What should have happened instead?:

  • table of contents says F&GT
  • DiscussionTools edit summary says /* F&GT */
  • HTML element ID is F&GT

Software version (skip for WMF-hosted wikis like Wikipedia):

Other information (browser name/version, screenshots, etc.):

  • &gt; is the HTML symbol for > (greater than), but I would not expect it to render without the semicolon.
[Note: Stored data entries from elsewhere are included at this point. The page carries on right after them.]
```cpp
template <int BLOCK, bool TBL_LDS, int PRIV, bool BRICK, bool DEBUG, bool INTEN = false, bool EMIT = true, int SPEC = 0>
__global__ void __launch_bounds__(BLOCK, BLOCK == 1024 ? 4 : BLOCK > 512 ? BLOCK / 128 : ((PRIV == 0 && !DEBUG) ? (INTEN ? MCBRAT_WAVES_GLOBAL_GRID_INTEN : MCBRAT_WAVES_GLOBAL_GRID) : MCBRAT_MIN_WAVES_PER_SIMD))
trace_kernel(const DevParams p) {
  constexpr int WALKSPEC = SPEC & 3, NCSPEC = (SPEC >> 2) & 3;
  static_assert(SPEC == 0 || WALKSPEC != 0, "the component count and the roulette are fixed in the walk-specialised instantiations only");
  const bool layerSkipOn = SPEC ? true : p.layerSkip != 0;
  const bool useRec = SPEC ? true : p.rec != nullptr;
  const bool xyRegularWalk = (WALKSPEC == 2 || WALKSPEC == 3) ? true : (WALKSPEC == 1 ? false : p.xyRegularWalk != 0);
  const bool zRegularWalk = WALKSPEC == 2 ? true : ((WALKSPEC == 1 || WALKSPEC == 3) ? false : p.zRegularWalk != 0);
  const bool surfaceDescription = SPEC ? false : p.surfNumX > 0;
  const int nc = NCSPEC ? NCSPEC : p.nc;
  const bool useRR = (SPEC & 16) ? true : p.useRR != 0;
  extern __shared__ __align__(16) unsigned char smem_raw[];
#ifdef MCBRAT_POISON
  for (unsigned i = threadIdx.x; i < p.ldsBytes / 4u; i += BLOCK) reinterpret_cast<unsigned *>(smem_raw)[i] = 0xffffffffu;
  __syncthreads();
#endif
  double *s_edge = reinterpret_cast<double *>(smem_raw);
  const int nEdges = p.nx + p.ny + p.nz + 3;
  const int offZ0 = p.nx + p.ny + 2;
  const int ncol = p.nx * p.ny;
  const int slabLen = PRIV ? (int)p.slabStride : 0;
  long long *s_slab = reinterpret_cast<long long *>(s_edge + nEdges);
  unsigned *s_cursor = reinterpret_cast<unsigned *>(s_slab + slabLen);
  float *s_bgExt = reinterpret_cast<float *>(s_cursor + (PRIV ? 4 : 0));
  constexpr bool gridLds = PRIV == 2;
  const int nvoxS = gridLds ? ncol * p.nz : 0;
  int *s_run = reinterpret_cast<int *>(s_bgExt + ((p.nz + 3) & ~3));
  double *s_runT = reinterpret_cast<double *>(s_run + ((p.nz + 3) & ~3));
  constexpr bool FLY = PRIV != 2 && !BRICK && !INTEN;
  const bool flyOn = FLY && (SPEC ? true : p.fly != 0);
  const int flyCols = FLY ? p.flyNbx * p.flyNby : 0;
  float *s_bgVal = reinterpret_cast<float *>(s_runT + ((p.nz + 2) & ~1));
  float2 *s_rangeZ = reinterpret_cast<float2 *>(s_bgVal + (flyCols ? ((p.nz + 3) & ~3) : 0));
  uint16_t *s_range = reinterpret_cast<uint16_t *>(s_rangeZ + flyCols);
  float *s_ext = reinterpret_cast<float *>(s_range + ((flyCols + 3) & ~3));
  float *s_ssa = s_ext + nvoxS;
  float *s_cum = s_ssa + (size_t)nc * nvoxS;
  uint16_t *s_pfi = reinterpret_cast<uint16_t *>(s_cum + (size_t)nc * nvoxS);
  float *s_tbl = reinterpret_cast<float *>(s_pfi + (((size_t)nc * nvoxS + 1) & ~(size_t)1));
  __shared__ int s_tblOffset[MCBRAT_MAX_COMPONENTS], s_tblNSteps[MCBRAT_MAX_COMPONENTS];
  __shared__ float s_tblInvN[MCBRAT_MAX_COMPONENTS];
  __shared__ int s_fwdOffset[MCBRAT_MAX_COMPONENTS], s_fwdNAngles[MCBRAT_MAX_COMPONENTS];
  __shared__ float s_flyTC[(PRIV != 2 && !BRICK && !INTEN) ? BLOCK : 1];
  if (INTEN && threadIdx.x < MCBRAT_MAX_COMPONENTS) {
    s_fwdOffset[threadIdx.x] = p.fwdOffset[threadIdx.x];
    s_fwdNAngles[threadIdx.x] = p.fwdNAngles[threadIdx.x];
  }
  if (threadIdx.x < MCBRAT_MAX_COMPONENTS) {
    s_tblOffset[threadIdx.x] = p.tblOffset[threadIdx.x];
    s_tblNSteps[threadIdx.x] = p.tblNSteps[threadIdx.x];
    s_tblInvN[threadIdx.x] = p.tblInvN[threadIdx.x];
  }
  for (int i = threadIdx.x; i < nEdges; i += BLOCK) s_edge[i] = p.edges[i];
  if (TBL_LDS)
    for (int i = threadIdx.x; i < p.tblTotalFloats; i += BLOCK) s_tbl[i] = p.tables[i];
  if (PRIV) {
    for (int i = threadIdx.x; i < slabLen; i += BLOCK) s_slab[i] = 0;
    if (threadIdx.x == 0) s_cursor[0] = 0;
  }
  for (int i = threadIdx.x; i < p.nz; i += BLOCK) { s_bgExt[i] = p.bgExt[i]; s_run[i] = p.layerRun[i]; }
  for (int i = threadIdx.x; i <= p.nz; i += BLOCK) s_runT[i] = p.layerRunT[i];
  if (FLY && flyCols) {
    for (int i = threadIdx.x; i < p.nz; i += BLOCK) s_bgVal[i] = p.bgVal[i];
    for (int i = threadIdx.x; i < flyCols; i += BLOCK) {
      const unsigned r = p.flyRange[i];
      s_range[i] = (uint16_t)r;
      s_rangeZ[i] = make_float2((float)p.edges[offZ0 + (r & 0xffu)], (float)p.edges[offZ0 + (r >> 8)]);
    }
  }
  if (gridLds) {
    for (int i = threadIdx.x; i < nvoxS; i += BLOCK) s_ext[i] = p.ext[i];
    for (int i = threadIdx.x; i < nc * nvoxS; i += BLOCK) { s_ssa[i] = p.ssa[i]; s_cum[i] = p.cum[i]; s_pfi[i] = p.pfi[i]; }
  }
  __syncthreads();
  const float *__restrict__ tbl = TBL_LDS ? s_tbl : p.tables;
  const int offY = p.nx + 1, offZ = p.nx + p.ny + 2;
  typedef const float __attribute__((address_space(1))) *GlobalFloats;
  GlobalFloats extG = (GlobalFloats)p.extWalk;
  const float zTopF = (float)p.zMax, zBotF = (float)p.z0;
  if constexpr (!INTEN) asm volatile("" : "+s"(extG));

  const int lane = threadIdx.x & (kWave - 1);
  const unsigned long long laneBelow = (1ull << lane) - 1ull;

  unsigned long long unitFirst = 0;
  unsigned unitCount = 0;
  long long *unitSlab = nullptr;

  int state = ST_DEAD;
  bool more = true;
  uint32_t idLo = 0, idHi = 0, event = 0, batch = 0;
  double px = 0, py = 0, pz = 0;
  float dx = 0, dy = 0, dz = 1;
  float ivx = 0, ivy = 0, ivz = 0;
  float tnx = 0, tny = 0, tnz = 0, tcur = 0;
  float acc = 0, tau = 0, w = 0, extCur = 0, uX = 0, uY = 0, uZ = 0;
  int ex = 0, ey = 0, ez = 0;
  int cell = 0;
  int pendCell = -1;
  unsigned long long pendDep = 0ull;
  unsigned nBadLane = 0;
#define MCBRAT_FLUSH_PENDING() do { if (!PRIV && pendCell >= 0) { \
    atomicAdd(reinterpret_cast<unsigned long long *>(p.slabs + (unsigned long long)batch * p.slabStride + 2 * ncol + pendCell), pendDep); pendCell = -1; } } while (0)
#define MCBRAT_DROP_PHOTON(kind_) do { \
    if constexpr (DEBUG || kTestBounds) record_first_drop(p.bad, (kind_), 1u, idLo, idHi, state, event);   \
    if (DEBUG && p.fates) p.fates[(((unsigned long long)idHi << 32) | idLo) - p.firstPhoton] = mcbrat_fate{3, 0, 0, 0, nScat, nLegs, w}; \
    MCBRAT_FLUSH_PENDING(); \
    state = ST_DEAD; \
    nBadLane = count_drop(nBadLane, (kind_));   \
  } while (0)
  constexpr bool LAZY = PRIV != 2 && !BRICK;
  bool lazy = false;
  double dbgU0 = 0, dbgV0 = 0;
  int stride = 1;
  bool noFly = false;
  bool flyToCollision = false;
  int dbgK0 = 0;
  int brickId = -1;
  uint32_t brickBase = 0xffffffffu;
  int nScat = 0, nLegs = 0;
  int iFlag = 0, iEntry = 0;
  float iW = 0, iDx = 0, iDy = 0, iDz = 0;
  unsigned long long chunkNext = 0, chunkEnd = 0;
  unsigned int cLegs = 0, cCross = 0, cColl = 0, cAbs = 0, cTop = 0, cSurf = 0, cKill = 0, cSurv = 0;
#ifdef MCBRAT_STAMPS
  __shared__ unsigned long long s_tprev[BLOCK / 64], s_stamp[BLOCK / 64][9];
  if (lane == 0) { s_tprev[threadIdx.x >> 6] = clock64(); for (int i = 0; i < 9; i++) s_stamp[threadIdx.x >> 6][i] = 0; }
#endif
  unsigned long long wWalkIters = 0, wWalkLanes = 0, wEventPhases = 0, wEventLanes = 0, wLaunchPhases = 0, wSurfPhases = 0;

  auto tryJump = [&]() {
    const bool up = dz >= 0.0f;
    const int k = ez - offZ - (up ? 1 : 0);
    const int run = s_run[k];
    const int fEnd = up ? (run >> 16) : (run & 0xffff);
    const double dT = up ? s_runT[fEnd] - s_runT[k + 1] : s_runT[k] - s_runT[fEnd];
    extCur = fabsf(extCur);
    const float accEnd = acc + (tnz - tcur) * extCur + (float)dT * fabsf(ivz);
    if (DEBUG) { dbgU0 = (px + (double)tcur * (double)dx - p.x0) * p.invCellX; dbgV0 = (py + (double)tcur * (double)dy - p.y0) * p.invCellY; }
    lazy = true;
    tnx = FLT_MAX; tny = FLT_MAX;
    state = ST_WALK;
    if (accEnd <= tau) {
      acc = accEnd;
      tcur = (float)(s_edge[offZ + fEnd] - pz) * ivz;
      if (DEBUG) cCross += (unsigned)(up ? fEnd - k : k + 1 - fEnd);
      if (up) { ez = offZ + fEnd + 1; state = fEnd == p.nz ? ST_TOP : ST_ENTER; }
      else { ez = offZ + fEnd - 1; state = fEnd == 0 ? ST_SURFACE : ST_ENTER; }
      if (state == ST_SURFACE) extCur = s_bgExt[0];
      tnz = (float)(s_edge[min(max(ez, offZ), offZ + p.nz)] - pz) * ivz;
    }
  };
  auto resolveXY = [&]() {
    const float tc = state == ST_COLLIDE ? tcur + div_fast(tau - acc, fabsf(extCur)) : tcur;
    const double xw = px + (double)tc * (double)dx, yw = py + (double)tc * (double)dy;
    if (DEBUG) cCross += (unsigned)(fabs(floor((xw - p.x0) * p.invCellX) - floor(dbgU0)) + fabs(floor((yw - p.y0) * p.invCellY) - floor(dbgV0)));
    const int jx = locate_periodic(s_edge, p.nx, p.x0, p.Lx, p.invLx, p.invCellX, p.xyNearUniform != 0, px, xw);
    const int jy = locate_periodic(s_edge + offY, p.ny, p.y0, p.Ly, p.invLy, p.invCellY, p.xyNearUniform != 0, py, yw);
    ex = jx + (dx >= 0.0f ? 1 : 0);
    ey = offY + jy + (dy >= 0.0f ? 1 : 0);
    tnx = ivx != 0.0f ? (float)(s_edge[ex] - px) * ivx : FLT_MAX;
    tny = ivy != 0.0f ? (float)(s_edge[ey] - py) * ivy : FLT_MAX;
    cell = jx + p.nx * (jy + p.ny * (ez - offZ - (dz >= 0.0f ? 1 : 0)));
    lazy = false;
    if (state == ST_ENTER) { extCur = extG[cell]; state = ST_WALK; noFly = false; }
  };
  auto tryFly = [&]() -> bool {
    const bool up = dz >= 0.0f;
    const int k = ez - offZ - (up ? 1 : 0);
    const int jx = ex - (dx >= 0.0f ? 1 : 0), jy = ey - offY - (dy >= 0.0f ? 1 : 0);
    const double zw = pz + (double)tcur * (double)dz;
    const double Tz = s_runT[k] + (double)s_bgVal[k] * (zw - s_edge[offZ + k]);
    const float dT = (float)((up ? s_runT[p.nz] : 0.0) - Tz) * ivz;
// ... 1174 lines not shown
```

Measured before the change: 5.566 billion.
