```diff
-        const unsigned int off = s_carry[0] + s_warp[0][warp] + ex[0];
-        const unsigned int item0 = s_carry[1] + s_warp[1][warp] + ex[1];
-        if (i < n_active) {
-            tile_offset[t] = off;
-            tile_cursor[t] = 0u;
-            tile_count[t] = 0u;
-            for (unsigned int j = 0; j < v[1]; ++j) {
-                const unsigned int b = off + j * chunk_pk;
-                const unsigned int e = min(off + cnt, b + chunk_pk);
-                if (item0 + j < max_items) items[item0 + j] = make_uint4(t, b, e, 0u);
-            }
-        }
-        __syncthreads();
-        if (threadIdx.x < 2) s_carry[threadIdx.x] += s_warp[threadIdx.x][32];
-        __syncthreads();
-    }
-    if (threadIdx.x == 0) {
-        TilePlanHeader h;
-        h.total_records = s_carry[0];
-        h.n_items = s_carry[1];
-        h.n_active = (unsigned int)n_active;
-        h.work_counter = 0;
-        h.resolve_counter = 0;
-        h.active_count = 0;
-        h.overflow = (s_carry[0] > max_records || s_carry[1] > max_items) ? 1u : 0u;
-        if (h.overflow) { h.n_items = 0; h.n_active = 0; }
-        h.pad = 0;
-        *hdr = h;
-        if (counters) atomicAdd(reinterpret_cast<unsigned long long*>(counters) + OCCGRID_C_RECORDS, (unsigned long long)s_carry[0]);
-    }
+    plan_tiles(tile_count, tile_offset, tile_cursor, items, max_items, active, max_records, hdr, counters, target_items);
 }
 
 __device__ __noinline__ void draw_beam_smem(unsigned int* __restrict__ s_win, int side, int pitch, int x, int y,
@@ -989,11 +1043,14 @@
 void set_raycast_cta_cap(int cap) { g_raycast_cta_cap = cap < 0 ? 0 : cap; }
 
 struct TiledLayout {
-    size_t off_stamps, off_count, off_offset, off_cursor, off_active, off_hdr, off_items, off_ids, off_bins, off_local, off_runs,
-        off_segs, off_recs, total;
+    size_t off_stamps, off_count, off_offset, off_cursor, off_active, off_hdr, off_bar, off_items, off_ids, off_bins, off_local,
+        off_runs, off_segs, off_recs, total;
     unsigned long long max_records;
     unsigned int max_items;
 };
+
+constexpr size_t kBarOffset = 64;
+static_assert(sizeof(TilePlanHeader) <= kBarOffset && kBarOffset + 5 * sizeof(unsigned int) <= 256, "header slot layout");
 
 static TiledLayout tiled_layout(const occgrid_geom* geom, int64_t max_records, bool packets, int n_maps = 1) {
     TiledLayout L;
@@ -1009,7 +1066,7 @@
     L.off_offset = o; o += align_up((n_keys + 1) * 4, 256);
     L.off_cursor = o; o += align_up((n_keys + 1) * 4, 256);
     L.off_active = o; o += align_up((n_keys + 1) * 4, 256);
-    L.off_hdr = o;    o += 256;
+    L.off_hdr = o;    L.off_bar = o + kBarOffset; o += 256;
     L.off_items = o;  o += align_up((size_t)L.max_items * sizeof(uint4), 256);
     L.off_ids = o;    o += packets ? 0 : align_up((size_t)L.max_records * sizeof(int), 256);
     L.off_bins = o;   o += align_up((size_t)L.max_records * sizeof(unsigned int), 256);
@@ -1035,7 +1092,7 @@
 }
 
 struct TiledPtrs {
-    unsigned int *stamps, *tile_count, *tile_offset, *tile_cursor, *active, *bins, *local_bins, *seg_count;
+    unsigned int *stamps, *tile_count, *tile_offset, *tile_cursor, *active, *bins, *local_bins, *seg_count, *bar;
     TilePlanHeader* hdr;
     uint4* items;
     int* tile_ids;
@@ -1052,6 +1109,7 @@
     p.tile_cursor = reinterpret_cast<unsigned int*>(ws + L.off_cursor);
     p.active = reinterpret_cast<unsigned int*>(ws + L.off_active);
     p.hdr = reinterpret_cast<TilePlanHeader*>(ws + L.off_hdr);
+    p.bar = reinterpret_cast<unsigned int*>(ws + L.off_bar);
     p.items = reinterpret_cast<uint4*>(ws + L.off_items);
     p.bins = reinterpret_cast<unsigned int*>(ws + L.off_bins);
     p.tile_ids = reinterpret_cast<int*>(ws + L.off_ids);
@@ -1112,31 +1170,49 @@
     const PoseRec* recs = d_poses ? d_poses : P.recs;
     const Geom g = to_geom(geom);
     const TileGeom tg = tile_geom(geom);
-    const unsigned int blocks = (unsigned int)((n + kPkPerCta - 1) / kPkPerCta);
-    SegInfo seg;
-    seg.n_segs = 1; seg.seg_cap = (unsigned int)align_up((size_t)n, kSegChunk); seg.d_counts = nullptr; seg.host_count = (unsigned int)n;
-    const long long n_chunks = (n + kSegChunk - 1) / kSegChunk;
-    {
-        ProfileScope ps(K_TILE_COUNT, st);
-        if (d_poses) {
+    if (d_poses) {
+        SegInfo seg;
+        seg.n_segs = 1; seg.seg_cap = (unsigned int)align_up((size_t)n, kSegChunk); seg.d_counts = nullptr; seg.host_count = (unsigned int)n;
+        const long long n_chunks = (n + kSegChunk - 1) / kSegChunk;
+        {
+            ProfileScope ps(K_TILE_COUNT, st);
             k_home_count_poses<<<grid_chunks(n_chunks), kTT, 0, st>>>(g, tg, d_poses, nullptr, seg, n_chunks, 0, P.tile_count, P.tile_ids, P.active,
                                                                       P.hdr, d_counters);
-        } else {
-            const auto bin = maps ? k_home_bin<true> : k_home_bin<false>;
-            OCC_CUDA_TRY(cudaFuncSetAttribute(bin, cudaFuncAttributeMaxDynamicSharedMemorySize, (int)kBinSmem));
-            bin<<<blocks, kTT, kBinSmem, st>>>(g, tg, batch.pkts, n, batch.stride, batch.agent_idx, batch.drift, batch.agent_off, batch.n_agents,
-                                               P.tile_count, P.recs, P.local_bins, P.runs, P.seg_count, P.active, P.hdr, d_counters);
-        }
-    }
-    {
-        ProfileScope ps(K_TILE_SCAN, st);
-        k_tile_plan<<<1, 1024, 0, st>>>(P.tile_count, P.tile_offset, P.tile_cursor, P.items, L.max_items, P.active, L.max_records, P.hdr,
-                                        d_counters, plan_target_items());
-    }
-    {
-        ProfileScope ps(K_TILE_SCATTER, st);
-        if (d_poses) k_home_scatter_segs<<<grid_chunks(n_chunks), kTT, 0, st>>>(seg, n_chunks, P.tile_ids, P.tile_offset, P.tile_cursor, P.hdr, P.bins);
-        else         k_place_runs<<<blocks, kTT, 0, st>>>(P.local_bins, P.runs, P.seg_count, P.tile_offset, P.hdr, P.bins);
+        }
+        {
+            ProfileScope ps(K_TILE_SCAN, st);
+            k_tile_plan<<<1, 1024, 0, st>>>(P.tile_count, P.tile_offset, P.tile_cursor, P.items, L.max_items, P.active, L.max_records, P.hdr,
+                                            d_counters, plan_target_items());
+        }
+        {
+            ProfileScope ps(K_TILE_SCATTER, st);
+            k_home_scatter_segs<<<grid_chunks(n_chunks), kTT, 0, st>>>(seg, n_chunks, P.tile_ids, P.tile_offset, P.tile_cursor, P.hdr, P.bins);
+        }
+    } else {
+        FrontArgs A;
+        A.g = g; A.tg = tg;
+        A.pkts = batch.pkts; A.n = n; A.stride = batch.stride;
+        A.agent_idx = batch.agent_idx; A.drift = batch.drift; A.agent_off = batch.agent_off; A.n_agents = batch.n_agents;
+        A.tile_count = P.tile_count; A.tile_offset = P.tile_offset; A.tile_cursor = P.tile_cursor; A.active = P.active;
+        A.local_bins = P.local_bins; A.seg_count = P.seg_count; A.bins = P.bins; A.runs = P.runs; A.recs = P.recs; A.items = P.items;
+        A.max_items = L.max_items; A.target_items = plan_target_items(); A.max_records = L.max_records;
+        A.hdr = P.hdr; A.bar = P.bar; A.counters = d_counters;
+        const void* front = maps ? (const void*)k_tile_front<true> : (const void*)k_tile_front<false>;
+        const size_t smem = front_smem(batch.stride);
+        static thread_local size_t configured[2] = {0, 0};
+        static thread_local int ctas_per_sm[2] = {0, 0};
+        if (configured[maps] != smem) {
+            OCC_CUDA_TRY(cudaFuncSetAttribute(front, cudaFuncAttributeMaxDynamicSharedMemorySize, (int)front_smem(kMaxRecStride)));
+            OCC_CUDA_TRY(cudaOccupancyMaxActiveBlocksPerMultiprocessor(&ctas_per_sm[maps], front, kTT, smem));
+            if (ctas_per_sm[maps] < 1) { set_last_error("TILED: the bin kernel does not fit on an SM (%zu B of shared memory)", smem); return OCCGRID_E_CUDA; }
+            configured[maps] = smem;
+        }
+        const long long n_segs = (n + kPkPerCta - 1) / kPkPerCta;
+        const long long resident = (long long)device_sm_count() * ctas_per_sm[maps];
+        const unsigned int grid = (unsigned int)(n_segs < resident ? n_segs : resident);
+        void* args[] = {&A};
+        ProfileScope ps(K_TILE_COUNT, st);
+        OCC_CUDA_TRY(cudaLaunchCooperativeKernel(front, dim3(grid), dim3(kTT), args, smem, st));
     }
     RouteJob none = {};
     unsigned int* const plane = kind == Output::kCounts ? reinterpret_cast<unsigned int*>(d_out) : P.stamps;
```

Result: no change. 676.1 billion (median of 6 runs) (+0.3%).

Here there is no semicolon and it still renders.

Event Timeline

DiscussionTools edit summary is based on the HTML element ID, so fixing that should also fix DiscussionTools. (Relevant code is around these functions: https://codesearch.wmcloud.org/deployed/?repos=mediawiki/extensions/DiscussionTools&q=getLinkableTitle)

The bug is partially present in MW 1.39 already: https://patchdemo.wmflabs.org/wikis/1e1cc989d1/wiki/Talk:T355386?useskin=vector-2022 (only TOC text is affected and only in new Vector – later MediaWiki versions increasingly reused the new Vector TOC code for other things, so the issue appears in more places)

The bug is not present when using the new Parsoid parser: https://test.wikipedia.org/w/index.php?title=Talk:T355386&useparsoid=1


  • &gt; is the HTML symbol for > (greater than), but I would not expect it to render without the semicolon. Here there is no semicolon and it still renders.

In HTML, &gt without the semicolon is also a valid entity for >, but in wikitext it's not – there's a note about that here: https://gerrit.wikimedia.org/g/mediawiki/core/+/1d40c4039f7cb720f889fc0687c6622fff40ece7/includes/parser/Sanitizer.php#50

I did a bit of debugging, and it looks like the problem is in Parser::finalizeHeadings(), where the TOC is computed, which assumes that $text contains valid HTML – but in fact, it contains almost HTML, but with wikitext rules for entities. So when it tries to parse the snippet of the heading as HTML (to remove markup that can't be shown in the TOC, e.g. images), it corrupts the entities.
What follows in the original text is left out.